After droping and filtering gold with SMB from HCL/CL solution, can you take the now clear and clean HCL/CL and let it sit will the CL gas off all the way over time?

If so is it safe to reuse the old HCL in and AP solution? and will it be capable of desolving gold any more then a fresh batch of AP?


----------



## Lou (Mar 25, 2009)

As you use the HCl, it will pick up copper and other basemetals. This consequently means that any gold dropped from it will be of lower quality.

It is not advisable to let it sit around as it off gases hydrochloric acid, which is very corrosive to metal. If there is chlorine present in the mixture, that will also slowly leave the solution, depending on the temperature and concentration of chlorine gas present.


Lou


----------



## wop1969 (Mar 25, 2009)

Lou, thanks for answering but you missundestood me (kinda),

Take AuCl and drop gold with SMB, after that the waste is clear and contains no metals (at least my last batch didnt), now if you wanted to reuse it for a ACID PEROXIDE solution you cant, as I found out that it will desolve gold cause it still has some clorox in it, so what I need to know is if I let it sit after preciping the gold out will the Clorox gas off so I can take the leftover HCL, add peroxide to it and use it for ACID PEROXIDE now?
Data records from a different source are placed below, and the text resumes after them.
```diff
+                                                 (__attribute__((address_space(3))) void*)dst, 16, 0, 0);
+            }
+        }
+        uint4 wq[2];
+#pragma unroll
+        for (int i = 0; i < 2; ++i) wq[i] = reinterpret_cast<const uint4*>(wh + PROJ_SLOT)[tid + NT * i];
         bf16x8 yf[16];
 #pragma unroll
         for (int ks = 0; ks < 16; ++ks) yf[ks] = as_frag<bf16>(ld16(yb + ks * 1024));
-        uint4 wr[4];
-        auto fetch = [&](int tile) {
-            const uint4* src = reinterpret_cast<const uint4*>(p.W) + (long long)tile * 1024 + tid;
-#pragma unroll
-            for (int i = 0; i < 4; ++i) wr[i] = src[NT * i];
-        };
-        auto put = [&]() {
-#pragma unroll
-            for (int i = 0; i < 4; ++i) st16(Ks_all + (tid + NT * i) * 16, wr[i]);
-        };
-        auto project = [&](int tile, int d, u32x4& o_0, u32x4& o_1) {
+        const unsigned char* km_src = p.keymask ? p.keymask + (long long)b * p.Lk + (tid < p.Lk ? tid : 0) : p.W;
+        const int* klen_src = p.klen ? p.klen + b : reinterpret_cast<const int*>(p.W);
+        const int* kcap_src = p.kcap ? p.kcap + (long long)b * p.kcap_stride : reinterpret_cast<const int*>(p.W);
+        const unsigned char km_raw = *km_src;
+        const int klen_raw = *klen_src, kcap_raw = *kcap_src;
+        auto project = [&](int tile, const unsigned char* unit, u32x4& o_0, u32x4& o_1) {
             f32x16 a;
 #pragma unroll
             for (int g = 0; g < 4; ++g) {
@@ -161,7 +181,7 @@
             }
 #pragma unroll
             for (int ks = 0; ks < 16; ++ks)
-                a = CN_MFMA16(as_frag<bf16>(ld16(Ks_all + d * 16384 + ks * 1024 + lane * 16)), yf[ks], a, 0, 0, 0);
+                a = CN_MFMA16(as_frag<bf16>(ld16(unit + ks * 1024 + lane * 16)), yf[ks], a, 0, 0, 0);
 #pragma unroll
             for (int gp = 0; gp < 2; ++gp) {
                 bf16x4 o0, o1;
@@ -176,34 +196,36 @@
                 (gp ? o_1 : o_0) = u32x4{s0_[0], s1_[0], s0_[1], s1_[1]};
             }
         };
-        u32x4 pk[4];
-        fetch(16 + 2 * h);
-        put();
+        u32x4 pk[4], pv[2];
+        asm volatile("s_waitcnt vmcnt(0)" ::: "memory");
         __syncthreads();
+        pj_km = __ballot(!p.keymask || tid >= p.Lk || km_raw != 0);
+        pj_klen = p.klen ? __builtin_amdgcn_readfirstlane(klen_raw) : p.Lk;
+        pj_kcap = p.kcap ? __builtin_amdgcn_readfirstlane(kcap_raw) : p.Lk;
+        AT_STAMP(8)
+        project(2 * h, slotC, pv[0], pv[1]);
+        qf[0] = __builtin_bit_cast(bf16x8, pv[0]);
+        qf[1] = __builtin_bit_cast(bf16x8, pv[1]);
+        __syncthreads();
+        AT_STAMP(9)
+#pragma unroll
+        for (int i = 0; i < 2; ++i) st16(slotC + (tid + NT * i) * 16, wq[i]);
+        project(8 + 2 * h, slotB, pk[0], pk[1]);
+        project(8 + 2 * h + 1, slotB + PROJ_SLOT, pk[2], pk[3]);
+        __syncthreads();
+        AT_STAMP(10)
 #pragma unroll
         for (int d = 0; d < 2; ++d) {
-            project(16 + 2 * h + d, d, pk[0], pk[1]);
+            project(16 + 2 * h + d, slotA + d * PROJ_SLOT, pv[0], pv[1]);
 #pragma unroll
             for (int c = 0; c < 2; ++c)
-                *reinterpret_cast<u32x4*>(Vs_all + key * 128 + (((2 * (2 * d + c) + half) ^ (((key >> 1) & 1) << 2)) << 4)) = pk[c];
-        }
+                *reinterpret_cast<u32x4*>(Vs_all + key * 128 + (((2 * (2 * d + c) + half) ^ (((key >> 1) & 1) << 2)) << 4)) = pv[c];
+        }
+        project(2 * h + 1, slotC, pv[0], pv[1]);
+        qf[2] = __builtin_bit_cast(bf16x8, pv[0]);
+        qf[3] = __builtin_bit_cast(bf16x8, pv[1]);
         __syncthreads();
-        fetch(2 * h);
-        put();
-        __syncthreads();
-#pragma unroll
-        for (int d = 0; d < 2; ++d) {
-            project(2 * h + d, d, pk[0], pk[1]);
-            qf[2 * d] = __builtin_bit_cast(bf16x8, pk[0]);
-            qf[2 * d + 1] = __builtin_bit_cast(bf16x8, pk[1]);
-        }
-        __syncthreads();
-        fetch(8 + 2 * h);
-        put();
-        __syncthreads();
-        project(8 + 2 * h, 0, pk[0], pk[1]);
-        project(8 + 2 * h + 1, 1, pk[2], pk[3]);
-        __syncthreads();
+        AT_STAMP(11)
 #pragma unroll
         for (int c = 0; c < 4; ++c)
             *reinterpret_cast<u32x4*>(Ks_all + key * KROW + (((2 * c + half) ^ Cfg::swz(key)) << 4)) = pk[c];
@@ -259,7 +281,7 @@
         iv_s2 = r.z;
         iv_e2 = r.w;
     }
-    const int klen = p.klen ? p.klen[b] : p.Lk;
+    const int klen = PROJ ? pj_klen : (p.klen ? p.klen[b] : p.Lk);
     unsigned char* Ks = Ks_all;
     unsigned char* Vs = Vs_all;
     unsigned int* Ms = Ms_all;
@@ -269,7 +291,7 @@
     const bool kpk = PK && p.kv_packed;
     const long long k0 = kpk ? (long long)p.row_off[bk] : (long long)bk * p.Lk;
     const int krows = kpk ? p.row_off[bk + 1] - p.row_off[bk] : p.Lk;
-    int kcap = p.kcap ? p.kcap[(long long)bk * p.kcap_stride] : p.Lk;
+    int kcap = PROJ ? pj_kcap : (p.kcap ? p.kcap[(long long)bk * p.kcap_stride] : p.Lk);
     if (krows < kcap) kcap = krows;
     const int kvalid = kcap < p.Lk ? kcap : p.Lk;
     const int nkt = kvalid > 0 ? (kvalid + 63) / 64 : 1;
@@ -346,22 +368,34 @@
             __builtin_amdgcn_global_load_lds((const __attribute__((address_space(1))) void*)src,
                                              (__attribute__((address_space(3))) void*)dst, 16, 0, 0);
         }
-        if constexpr (!PROJ) AT_STAMP(1)
-        if (tid < NRES) Mplain[tid] = 1;
-        __syncthreads();
-        for (int i = tid; i < nkt * 64; i += NT) {
-            unsigned char code = 2;
-            if (i < kcap) {
-                bool ok = i < klen;
-                if (p.keymask) ok = ok && p.keymask[(long long)bk * p.Lk + i] != 0;
-                code = ok ? 1 : 0;
-            }
-            reinterpret_cast<unsigned char*>(Ms_all)[i] = code;
-            if (code != 1) atomicOr(&Mplain[i >> 6], code == 2 ? 2u : 4u);
-        }
-        asm volatile("s_waitcnt vmcnt(0)" ::: "memory");
-        __syncthreads();
-        AT_STAMP(2)
+        if constexpr (PROJ) {
+            if (tid < 64 * NRES) {
+                unsigned char code = 2;
+                if (tid < kcap) code = (tid < klen && ((pj_km >> lane) & 1ull) != 0) ? 1 : 0;
+                reinterpret_cast<unsigned char*>(Ms_all)[tid] = code;
+                const unsigned long long bad0 = __ballot(code == 0), bad2 = __ballot(code == 2);
+                if (lane == 0) Ms_all[PROJ_CLASS + wave] = 1u | (bad2 != 0ull ? 2u : 0u) | (bad0 != 0ull ? 4u : 0u);
+            }
+            __syncthreads();
+            AT_STAMP(2)
+        } else {
+            AT_STAMP(1)
+            if (tid < NRES) Mplain[tid] = 1;
+            __syncthreads();
+            for (int i = tid; i < nkt * 64; i += NT) {
+                unsigned char code = 2;
+                if (i < kcap) {
+                    bool ok = i < klen;
+                    if (p.keymask) ok = ok && p.keymask[(long long)bk * p.Lk + i] != 0;
+                    code = ok ? 1 : 0;
+                }
+                reinterpret_cast<unsigned char*>(Ms_all)[i] = code;
+                if (code != 1) atomicOr(&Mplain[i >> 6], code == 2 ? 2u : 4u);
+            }
+            asm volatile("s_waitcnt vmcnt(0)" ::: "memory");
+            __syncthreads();
+            AT_STAMP(2)
+        }
     } else {
         load_tile(0);
     }
@@ -378,7 +412,9 @@
         }
         if (!wave_active) continue;
 
-        const unsigned tile_class = Mplain[RES ? kt : 0];
+        unsigned tile_class;
+        if constexpr (PROJ) tile_class = Ms_all[PROJ_CLASS + kt];
+        else tile_class = Mplain[RES ? kt : 0];
         const bool simple = !REL && !p.iv && !p.causal && (tile_class & 4u) == 0;
 #pragma unroll
         for (int sub = 0; sub < 2; ++sub) {
@@ -615,8 +651,16 @@
 }
 
 int attention_print_stamps() {
-    long long h[8];
+    long long h[16];
     CN_HIP_CHECK(hipMemcpyFromSymbol(h, HIP_SYMBOL(attn_stamps), sizeof(h)));
+    if (h[8] > h[0] && h[11] < h[1]) {
+        static const char* pn[] = {"rows, five units, key mask landed", "Q tile 0 projected", "Q unit 1 staged, K projected", "V, Q tile 1 projected"};
+        for (int i = 8; i < 12; ++i) fprintf(stderr, "[attention stamps] prologue: %-34s %8lld ticks\n", pn[i - 8], h[i] - (i == 8 ? h[0] : h[i - 1]));
+        fprintf(stderr, "[attention stamps] prologue: %-34s %8lld ticks\n", "K image written", h[1] - h[11]);
+        int per_cu = 0;
+        CN_HIP_CHECK(hipOccupancyMaxActiveBlocksPerMultiprocessor(&per_cu, attention_kernel<bf16, 8, true, false, false, true>, 512, 0));
+        fprintf(stderr, "[attention stamps] prologue: the runtime places %d workgroups of the projecting form on a CU\n", per_cu);
+    }
     static const char* names[] = {"", "Q fragments + K/V requests", "K/V landed + mask codes", "key-tile loop", "normalise + store"};
     for (int i = 1; i < 5; ++i) fprintf(stderr, "[attention stamps] %-28s %8lld ticks\n", names[i], h[i] - h[i - 1]);
     fprintf(stderr, "[attention stamps] total %lld ticks (s_memtime)\n", h[4] - h[0]);
diff --git a/cassnat_asr_public_amd/csrc/ops.hip b/cassnat_asr_public_amd/csrc/ops.hip
--- a/cassnat_asr_public_amd/csrc/ops.hip
+++ b/cassnat_asr_public_amd/csrc/ops.hip
@@ -847,7 +847,12 @@
     a.proj_y = y_dev;
     a.proj_w = ds;
     a.proj_b = dt + CHAIN_TAB_BT;
-    return sc.finish(launch_attention(precision, a, (hipStream_t)stream));
+    int rc = launch_attention(precision, a, (hipStream_t)stream);
+    if (rc == 0 && cn_exp_env("CASSNAT_ATTN_STAMPS")) {
+        (void)hipStreamSynchronize((hipStream_t)stream);
+        (void)attention_print_stamps();
+    }
+    return sc.finish(rc);
 }
 
 extern "C" int cn_op_attention_packed(int32_t precision, const cn_attn_desc* d, const int32_t* row_off_dev, int32_t kv_packed,
```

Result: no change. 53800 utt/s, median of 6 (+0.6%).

And never waste any acid at all.

If it will gas off, how long would it take?


----------



## wop1969 (Mar 25, 2009)

in the above post I forgot to ask about the SMB that was added to the AuCl, what happens to it if you leave the waste sitting??


----------



## butcher (Mar 26, 2009)

I would guess that you would have table salt water NaCl, sodium sulfate, S02 gas , chlorine gas maybe sulfuric, maybe some HCl and water in solution,and any base metal contaminates as soluble salts
HCl +Cl + H2O + Na2S2O5 = 
NaCL + NaSO4 + H2O and gas of SO2 & CL 

or Na2HSO4
or
Na2SO4 maybe some H2So4 or ( little HCL) and NaCL

maybe acidic NaHSO4 sodium bisulfate

then there is the NaClO bleach in small amounts beside being oxidizer making table salt and some what neutralizing previous solution 

this is starting to fry my brain 
  
I am not that good at balancing equations so I can be somewhat off here.
the Hcl will gas off or boil out before any of the sulfur compounds 
I have used it boiling and adding an oxidizer, to break down scrap for recovery picking up metals higher in electromotive series, letting the metals lower in series precipitate, incenerate the powders (chlorides)and (sulfides) before treating with other acids, this seems to help me save a little, getting a little bit more for my buck, on a compound of metals. maybe someone else can balance this a little more my chemistry is not that good here.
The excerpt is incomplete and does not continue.